SOCIAL benefits promised by President Demetris Christofias will not affect Cyprus’ economic stability within the European Union, according to Finance Minster Charilaos Stavrakis
During his election campaign, Christofias pledged to spend €600 million per annum on social benefits and pensions, without creating new taxes.
Stavrakis had attended the meeting of the Economic and Financial Affairs Council (ECOFIN) which saw the approval of the economic convergence programme for economic stability for 2008-11.
“Our middle-term economic goals were agreed with the EU: A public deficit of 0.5% for 2008-09 and 0.7% for 2009-11 are the projected aims”, he said.
Stavrakis admitted that “the EU gave warnings to every country, but each country can give grants as it sees fit: This is how we will build social justice.”
He went on to say that the pillars of Christofias’ policy – solving the Cyprus problem and creating a fairer society – were “well received” by the EU officials.

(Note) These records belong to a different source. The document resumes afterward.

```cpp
template <typename TS, bool FAST_DIV>
__global__ __launch_bounds__(kST, 4) void step_strip_kernel(const StepArgs a) {
  extern __shared__ double tile[];
  __shared__ double red[16];
  __shared__ int tab[2 * 64];
  const StaticFields& S = a.S;
  const int tid = threadIdx.x;
  const int lane = tid & 63;
  const int wave = __builtin_amdgcn_readfirstlane(tid >> 6);
  const int chain = blockIdx.x;
  const int H = S.H, W = S.W;
  const uint32_t n_cells = (uint32_t)H * (uint32_t)W;
  const size_t plane = (size_t)H * W;
  const rsrc_t r_bed = make_rsrc((const TS*)a.beds + (size_t)chain * plane, n_cells * (uint32_t)sizeof(TS));
  const rsrc_t r_en = make_rsrc((const TS*)a.energy + (size_t)chain * plane, n_cells * (uint32_t)sizeof(TS));
  const rsrc_t r_rs = make_rsrc(a.resampled + (size_t)chain * plane, n_cells * 4u);
  const rsrc_t r_st = make_rsrc(S.sA, 3u * n_cells * 16u);
  const step::StepConsts SC{S.res, S.rcp_res, S.two_res, S.rcp_two_res};

  double s_hi = a.loss_sum[2 * chain], s_lo = a.loss_sum[2 * chain + 1];
  double loss_prev = (s_hi + s_lo) / S.two_sigma2;
  for (int i = tid; i < a.B.n_sizes; i += kST) { tab[2 * i] = a.B.bh[i]; tab[2 * i + 1] = a.B.bw[i]; }
  if (tid < 16) red[tid] = 0.0;
  const int64_t rin0 = (int64_t)chain * a.in_stride;
  step::ReplayRec nxt = step::read_replay(a, rin0);
  __syncthreads();

  for (int s = 0; s < a.n_steps; ++s) {
    const int64_t rin = rin0 + s;
    const int64_t rout = step::record_index(a, chain, s);
    const step::ReplayRec cur = nxt;
    const bool has_next = s + 1 < a.n_steps;
    if (has_next) nxt = step::read_replay(a, rin + 1);
    if (!step::replay_valid(a, cur)) {
      if (tid == 0) step::reject_record(a, rout, loss_prev, cur);
      continue;
    }
    const int bh = tab[2 * cur.si], bw = tab[2 * cur.si + 1];
    const rsrc_t r_f = make_rsrc(a.fields + rin * a.field_stride, (uint32_t)(bh * bw) * 8u);
    const step::Window Gw = step::clip_window(H, W, cur.row, cur.col, bh, bw);
    const strip::Window G = strip::make_window(H, W, cur.row, cur.col, bh, bw);
    const strip::Cfg cfg = strip::config(G.wh, G.ww);
    const strip::Lane L = strip::lane_setup(lane, wave, cfg, G, H, W);
    uint32_t upd_bits;
    double acc_old;
    bool guard;
    {
      double vb[kNR + 2], ve[kNR];
      double2 a2[strip::kNA];
      auto field = [&](int jj, bool in) { return ld_f64<2>(r_f, in ? (uint32_t)(L.fidx + jj * bw) * 8u : kOOB); };
      if (G.interior) {
        strip::load_state<TS, true>(L, cfg.n, W, r_bed, r_en, r_st, vb, ve, a2);
        strip::phase_a<TS, true>(L, cfg.n, W, bw, r_st, field, tile, vb, ve, a2, upd_bits, acc_old, guard);
      } else {
        strip::load_state<TS, false>(L, cfg.n, W, r_bed, r_en, r_st, vb, ve, a2);
        strip::phase_a<TS, false>(L, cfg.n, W, bw, r_st, field, tile, vb, ve, a2, upd_bits, acc_old, guard);
      }
    }
    asm volatile("s_waitcnt lgkmcnt(0)\n\ts_barrier" ::: "memory");
    double en[kNR], vn[kNR];
    {
      double acc_new;
      if (G.interior) strip::phase_d<TS, FAST_DIV, true>(L, cfg.n, W, bw, r_st, n_cells * 16u, SC, tile, en, acc_new);
      else strip::phase_d<TS, FAST_DIV, false>(L, cfg.n, W, bw, r_st, n_cells * 16u, SC, tile, en, acc_new);
      double delta = acc_new - acc_old;
      if (guard) delta = INFINITY;
      const double w_delta = wave64_sum(delta);
      if (lane == 0) red[wave] = w_delta;
    }
    strip::read_candidate(L, cfg.n, bw, tile, vn);
    asm volatile("s_waitcnt lgkmcnt(0)\n\ts_barrier" ::: "memory");
    const double sd = strip::waves_sum(red, lane);
    double c_hi, c_lo, loss_next;
    const bool acc = step::decide<FAST_DIV>(sd, sd == INFINITY, s_hi, s_lo, S.two_sigma2, S.rcp_two_sigma2, loss_prev, cur.u, c_hi, c_lo, loss_next);
    if (acc) {
      if (G.interior) strip::commit<TS, true, true>(L, cfg.n, W, r_bed, r_en, r_rs, vn, en, upd_bits);
      else strip::commit<TS, false, true>(L, cfg.n, W, r_bed, r_en, r_rs, vn, en, upd_bits);
      two_sum(c_hi, c_lo, s_hi, s_lo);
      loss_prev = loss_next;
    }
    if (tid == 0) step::write_record(a, rout, loss_prev, acc, cur.row, cur.col, bh, bw);
    if (acc && has_next && (unsigned)nxt.si < (unsigned)a.B.n_sizes) {
      if (step::halo_touches(step::clip_window(H, W, nxt.row, nxt.col, tab[2 * nxt.si], tab[2 * nxt.si + 1]), Gw)) asm volatile("s_waitcnt vmcnt(0)" ::: "memory");
    }
    asm volatile("s_waitcnt lgkmcnt(0)\n\ts_barrier" ::: "memory");
  }
  if (tid == 0) {
    a.loss_sum[2 * chain] = s_hi;
    a.loss_sum[2 * chain + 1] = s_lo;
  }
}

template <typename TS>
static hipError_t launch_step_strip_t(const StepArgs& a, hipStream_t st) {
  return launch_pair<step_strip_kernel<TS, true>, step_strip_kernel<TS, false>>(
      a.S.fast_div, 80 * 1024, dim3(a.n_chains), dim3(kST), (size_t)strip_tile_len(a.B) * sizeof(double), st, a);
}
hipError_t launch_step_strip(const StepArgs& a, hipStream_t st) {
  if (!a.strip) return hipErrorInvalidValue;
  return a.f32_state ? launch_step_strip_t<float>(a, st) : launch_step_strip_t<double>(a, st);
}

template <typename TS, bool NOISE>
static hipError_t launch_fused_strip_t(const FusedArgs& a, hipStream_t st) {
  return launch_pair<chain_strip_kernel<TS, true, NOISE>, chain_strip_kernel<TS, false, NOISE>>(
      a.T.S.fast_div, 80 * 1024, dim3(a.T.n_chains), dim3(kST), fused_strip_lds_doubles(a) * sizeof(double), st, a);
}

hipError_t launch_chain_strip(const FusedArgs& a_in, hipStream_t st) {
  if (!a_in.T.strip || a_in.P.tab_max <= 0) return hipErrorInvalidValue;
  FusedArgs a = a_in;
  a.work_len = strip_main_len(a);
  a.fld_len = 0;
  return a.T.f32_state ? launch_fused_strip_t<float, false>(a, st) : launch_fused_strip_t<double, false>(a, st);
}

hipError_t launch_chain_strip_noise(const FusedArgs& a_in, hipStream_t st) {
  if (!a_in.T.strip || a_in.P.tab_max <= 0 || !a_in.noise_re || !a_in.noise_im) return hipErrorInvalidValue;
  FusedArgs a = a_in;
  a.work_len = strip_main_len(a);
  a.fld_len = 0;
  return a.T.f32_state ? launch_fused_strip_t<float, true>(a, st) : launch_fused_strip_t<double, true>(a, st);
}

}
```

mcmc_gpu_amd/csrc/gsm_api.hip:

```cpp
#include "gsm_context.h"
#include "math_tables.h"
#include "normal_score.h"
#include <math.h>
#include <string.h>
#include <algorithm>

using namespace gsm;

static thread_local std::string g_create_err;

int gsm::fail(gsm_handle h, int code, const std::string& msg) {
  if (h) h->err = msg; else g_create_err = msg;
  return code;
}

extern "C" const char* gsm_last_error(gsm_handle h) { return h ? h->err.c_str() : g_create_err.c_str(); }

extern "C" int gsm_create(gsm_handle* out, int32_t H, int32_t W, int32_t n_chains, int32_t dtype, int32_t device) {
  if (!out) return fail(nullptr, GSM_E_ARG, "gsm_create: out is NULL");
  *out = nullptr;
  if (H < 3 || W < 3 || n_chains < 1) return fail(nullptr, GSM_E_ARG, "gsm_create: need H,W >= 3 and n_chains >= 1");
  if ((int64_t)H * W > (1LL << 30)) return fail(nullptr, GSM_E_ARG, "gsm_create: grid too large");
  if (dtype != 0 && dtype != 1) return fail(nullptr, GSM_E_UNSUPPORTED, "gsm_create: dtype must be 0 (fp64 state) or 1 (fp32 state)");
  int ndev = 0;
  hipError_t e = hipGetDeviceCount(&ndev);
  if (e != hipSuccess || ndev < 1)
    return fail(nullptr, GSM_E_HIP, std::string("gsm_create: no HIP device: ") + hipGetErrorString(e));
  if (device < 0 || device >= ndev) return fail(nullptr, GSM_E_ARG, "gsm_create: device index out of range");
  e = hipSetDevice(device);
  if (e != hipSuccess) return fail(nullptr, GSM_E_HIP, std::string("hipSetDevice: ") + hipGetErrorString(e));
  gsm_context* c = new gsm_context();
  c->H = H; c->W = W; c->n_chains = n_chains; c->device = device; c->f32_state = dtype;
  e = c->d_err.ensure(1);
  if (e == hipSuccess) e = hipMemset(c->d_err.get(), 0, sizeof(int32_t));
  if (e != hipSuccess) { delete c; return fail(nullptr, GSM_E_HIP, std::string("hipMalloc: ") + hipGetErrorString(e)); }
  *out = c;
  return GSM_OK;
}

extern "C" int gsm_destroy(gsm_handle h) {
  if (!h) return GSM_OK;
  hipSetDevice(h->device);
  delete h;
  return GSM_OK;
}

extern "C" int gsm_set_static(gsm_handle h, const double* surf, const double* velx, const double* vely,
                              const double* dhdt, const double* smb, const double* crf_weight,
                              const uint8_t* update_mask, const uint8_t* mc_mask, double resolution,
                              double sigma_mc, void* stream) {
  if (!h) return GSM_E_ARG;
  if (!surf || !velx || !vely || !dhdt || !smb || !update_mask || !mc_mask)
    return fail(h, GSM_E_ARG, "gsm_set_static: NULL field");
  if (!(resolution > 0.0) || !(sigma_mc > 0.0)) return fail(h, GSM_E_ARG, "gsm_set_static: resolution and sigma_mc must be > 0");
  hipStream_t st = (hipStream_t)stream;
  HIPCHK(h, hipSetDevice(h->device));
  const size_t n = (size_t)h->H * h->W;
  const double* src[6] = {surf, velx, vely, dhdt, smb, crf_weight};
  for (int i = 0; i < 6; ++i) {
    if (!src[i]) { h->d_static[i].reset(); continue; }
    HIPCHK(h, h->d_static[i].assign(src[i], n, st));
  }
  HIPCHK(h, h->d_upd.assign(update_mask, n, st));
  HIPCHK(h, h->d_mc.assign(mc_mask, n, st));
  StaticFields& S = h->S;
  S.surf = h->d_static[0].get(); S.velx = h->d_static[1].get(); S.vely = h->d_static[2].get();
  S.dhdt = h->d_static[3].get(); S.smb = h->d_static[4].get(); S.weight = h->d_static[5].get();
  S.upd = h->d_upd.get(); S.mc = h->d_mc.get();
  S.H = h->H; S.W = h->W;
  S.res = resolution;
  S.two_res = 2.0 * resolution;
  S.rcp_res = 1.0 / S.res;
  S.rcp_two_res = 1.0 / S.two_res;
  S.two_sigma2 = 2 * (sigma_mc * sigma_mc);
  S.rcp_two_sigma2 = 1.0 / S.two_sigma2;
  {
    auto divisor_ok = [](double d) {
      uint64_t bits;
      memcpy(&bits, &d, sizeof(bits));
      const bool all_ones = (bits & 0xFFFFFFFFFFFFFull) == 0xFFFFFFFFFFFFFull;
      return !all_ones && d > 1e-100 && d < 1e100;
    };
    S.fast_div = (divisor_ok(S.res) && divisor_ok(S.two_sigma2)) ? 1 : 0;
  }
  HIPCHK(h, h->d_svx.ensure(n));
  HIPCHK(h, h->d_svy.ensure(n));
  HIPCHK(h, h->d_ds.ensure(n));
  HIPCHK(h, h->d_sABC.ensure(3 * n));
  double2 *sA = h->d_sABC.get(), *sB = sA + n, *sC = sA + 2 * n;
  HIPCHK(h, launch_pack_static(S, h->d_svx.get(), h->d_svy.get(), h->d_ds.get(), st));
  HIPCHK(h, launch_pack_flux_static(S, sA, sB, sC, st));
  S.svx = h->d_svx.get(); S.svy = h->d_svy.get(); S.ds = h->d_ds.get();
  S.sA = sA; S.sB = sB; S.sC = sC;
  HIPCHK(h, hipStreamSynchronize(st));
  h->have_static = true;
  return GSM_OK;
}

extern "C" int gsm_set_blocks(gsm_handle h, int32_t n_sizes, const int32_t* bh, const int32_t* bw,
                              const double* edge_masks_packed, const int64_t* mask_offsets, void* stream) {
  if (!h) return GSM_E_ARG;
  if (n_sizes < 1 || !bh || !bw) return fail(h, GSM_E_ARG, "gsm_set_blocks: empty block table");
  if (n_sizes > 64) return fail(h, GSM_E_UNSUPPORTED, "gsm_set_blocks: at most 64 block sizes");
  hipStream_t st = (hipStream_t)stream;
  HIPCHK(h, hipSetDevice(h->device));
  int max_bh = 0, max_bw = 0, cap = 0;
  int64_t mask_total = 0;
  for (int i = 0; i < n_sizes; ++i) {
    if (bh[i] < 2 || bw[i] < 2 || (bh[i] & 1) || (bw[i] & 1))
      return fail(h, GSM_E_ARG, "gsm_set_blocks: block sizes must be even and >= 2 (RandField.get_block_sizes makes them even)");
    if (bh[i] > h->H || bw[i] > h->W)
      return fail(h, GSM_E_ARG, "gsm_set_blocks: block larger than the grid (the reference's slices mismatch there)");
    max_bh = std::max(max_bh, bh[i]);
    max_bw = std::max(max_bw, bw[i]);
    cap = std::max(cap, (bh[i] + 2) * (bw[i] + 2));
    if (mask_offsets) mask_total = std::max<int64_t>(mask_total, mask_offsets[i] + (int64_t)bh[i] * bw[i]);
  }
  if (step_lds_bytes(cap) > 160 * 1024)
    return fail(h, GSM_E_UNSUPPORTED, "gsm_set_blocks: (bh+2)*(bw+2) window does not fit the 160 KiB LDS tile");
  h->d_factors.reset();
  h->n_classes = 0;
  for (auto& c : h->chol) c = gsm_context::CholScratch();
  HIPCHK(h, h->d_bh.assign(bh, (size_t)n_sizes, st));
  HIPCHK(h, h->d_bw.assign(bw, (size_t)n_sizes, st));
  if (edge_masks_packed && mask_offsets) {
    HIPCHK(h, h->d_mask_off.assign(mask_offsets, (size_t)n_sizes, st));
    HIPCHK(h, h->d_masks.assign(edge_masks_packed, (size_t)mask_total, st));
    h->d_mask1d.reset();
    {
      std::vector<double> hm((size_t)mask_total);
      HIPCHK(h, hipMemcpyAsync(hm.data(), edge_masks_packed, sizeof(double) * (size_t)mask_total, hipMemcpyDefault, st));
      HIPCHK(h, hipStreamSynchronize(st));
      std::vector<double> t1((size_t)n_sizes * kMask1D, 0.0);
      bool one_d = true;
      for (int i = 0; i < n_sizes && one_d; ++i) {
        const double* m = hm.data() + mask_offsets[i];
        const int H = bh[i], W = bw[i];
        if ((std::min(H, W) - 1) / 2 >= kMask1D) { one_d = false; break; }
        std::vector<char> have(kMask1D, 0);
        for (int y = 0; y < H && one_d; ++y)
          for (int x = 0; x < W; ++x) {
            const int d = std::min(std::min(y, H - 1 - y), std::min(x, W - 1 - x));
            const double v = m[(size_t)y * W + x];
            double& t = t1[(size_t)i * kMask1D + d];
            if (!have[d]) { have[d] = 1; t = v; }
            else if (memcmp(&t, &v, sizeof(double)) != 0) { one_d = false; break; }
          }
      }
      if (one_d) HIPCHK(h, h->d_mask1d.assign(t1.data(), t1.size(), st));
      HIPCHK(h, hipStreamSynchronize(st));
    }
  } else {
    h->d_masks.reset();
    h->d_mask_off.reset();
    h->d_mask1d.reset();
  }
  const int max_len = std::max(max_bh, max_bw);
  std::vector<int32_t> fy_off(max_len + 1, -1), g_off(max_len + 1, -1);
  std::vector<double> tb;
  int krmax = 0, n1max = 0, m1max = 0, kcmax = 0, tiles_max = 0;
  h->prop_tiles1 = 0;
  for (int i = 0; i < n_sizes; ++i) {
    const int n = bh[i];
    const int nrow = n / 2 + 1;
    const int KR = (nrow + 3) & ~3, NR = (nrow + 15) & ~15, N1 = (n + 15) & ~15;
    krmax = std::max(krmax, KR); n1max = std::max(n1max, N1);
    if (fy_off[n] < 0) {
      fy_off[n] = (int32_t)tb.size();
      tb.resize(tb.size() + (size_t)2 * KR * NR, 0.0);
      double* FC = tb.data() + fy_off[n];
      double* FS = FC + (size_t)KR * NR;
      for (int ky = 0; ky < nrow; ++ky)
        for (int y = 0; y < nrow; ++y) {
          const double ang = 2.0 * M_PI * (double)(((int64_t)ky * y) % n) / (double)n;
          FC[ky * NR + y] = cos(ang);
          FS[ky * NR + y] = sin(ang);
        }
    }
    const int w = bw[i];
    const int ncol = w / 2 + 1, Kc = (ncol + 3) & ~3, M1 = (ncol + 15) & ~15;
    m1max = std::max(m1max, M1); kcmax = std::max(kcmax, Kc);
    tiles_max = std::max(tiles_max, (N1 / 16) * (M1 / 16));
    const int NRh = ((n / 2) / 2 + 16) & ~15;
    h->prop_tiles1 = std::max(h->prop_tiles1, 2 * (M1 / 16) * (NRh / 16));
    if (g_off[w] < 0) {
      g_off[w] = (int32_t)tb.size();
      tb.resize(tb.size() + (size_t)2 * Kc * M1, 0.0);
      double* GC = tb.data() + g_off[w];
      double* GS = GC + (size_t)Kc * M1;
      for (int k = 0; k < ncol; ++k) {
        const double ck = (k == 0 || k == w / 2) ? 1.0 : 2.0;
        for (int x = 0; x < ncol; ++x) {
          const double ang = 2.0 * M_PI * (double)(((int64_t)k * x) % w) / (double)w;
          GC[k * M1 + x] = ck * cos(ang);
          GS[k * M1 + x] = -ck * sin(ang);
        }
      }
    }
  }
  auto stride16mod32 = [](int v) { int s = v; while ((s & 31) != 16) ++s; return s; };
  h->lds_sx = stride16mod32(m1max);
  h->lds_st = stride16mod32(n1max);
  h->lds_x_half = (krmax * h->lds_sx + 127) & ~127;
  h->lds_tt = 2 * kcmax * h->lds_st;
  h->prop_tiles = tiles_max;
  h->tables_len = (int)tb.size();
  h->tab_max = 0;
  for (int i = 0; i < n_sizes; ++i) {
    const int nrow = bh[i] / 2 + 1, ncol = bw[i] / 2 + 1;
    h->tab_max = std::max(h->tab_max, 2 * ((nrow + 3) & ~3) * ((nrow + 15) & ~15));
    h->tab_max = std::max(h->tab_max, 2 * ((ncol + 3) & ~3) * ((ncol + 15) & ~15));
  }
  {
    std::vector<int32_t> k2_off((size_t)n_sizes);
    int32_t tot = 0;
    for (int i = 0; i < n_sizes; ++i) { k2_off[i] = tot; tot += (bh[i] / 2 + 1) * (bw[i] / 2 + 1); }
    HIPCHK(h, h->d_k2_off.assign(k2_off.data(), k2_off.size(), st));
    h->d_k2.reset();
    HIPCHK(h, h->d_k2.ensure((size_t)tot));
    h->k2_resolution = 0.0;
  }
  HIPCHK(h, h->d_tables.assign(tb.data(), tb.size(), st));
// ... 195 lines not shown
```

The Finance Minister also emphasised that making Cyprus an international monetary centre was a priority for his government.
His vision was that, “Cyprus can become the Singapore of the Middle East, an international financial centre which will attract investment and create job opportunities for our country.”
“We want to attract offshore companies: Cyprus has the lowest taxation in Europe, a good workforce, and maintains good relations with key countries such as Russia and India.
“We need to contact lawyers and accountants as well as foreign investors and multinational companies to achieve this,” he said, pledging his own personal input to this effort.
Last week, following the change of government and the release of the Bank of Cyprus (BoC) annual report, the Cyprus Stock Exchange (CSE) general index plummeted 9.7% to its lowest level in six months.
Stavrakis attributed the CSE losses to “external factors”, unrelated to the election of the new government with which they coincided.
Nonetheless, inflation forecasts for 2008 are not encouraging for the economy.
According to Finance Ministry data, inflation for 2008 is expected to reach between 2.5 and 2.75%, compared to 2.4% last year.
Central Bank Governor Athanasios Orphanides has repeatedly issued warnings that fiscal restraint was needed as long as the economy continued to face inflationary pressures and has highlighted the need to curb prices as even more acute
Stavrakis said that international events such as the rise in oil prices, the increase in prices of primary sources and the fact that financing sectors of banks have been overactive, have all contributed to inflation.
He advocated that “we should approach the matter spherically, and determine a public deficit policy that is sensitive to the commitments we have made to our partners in the EU.”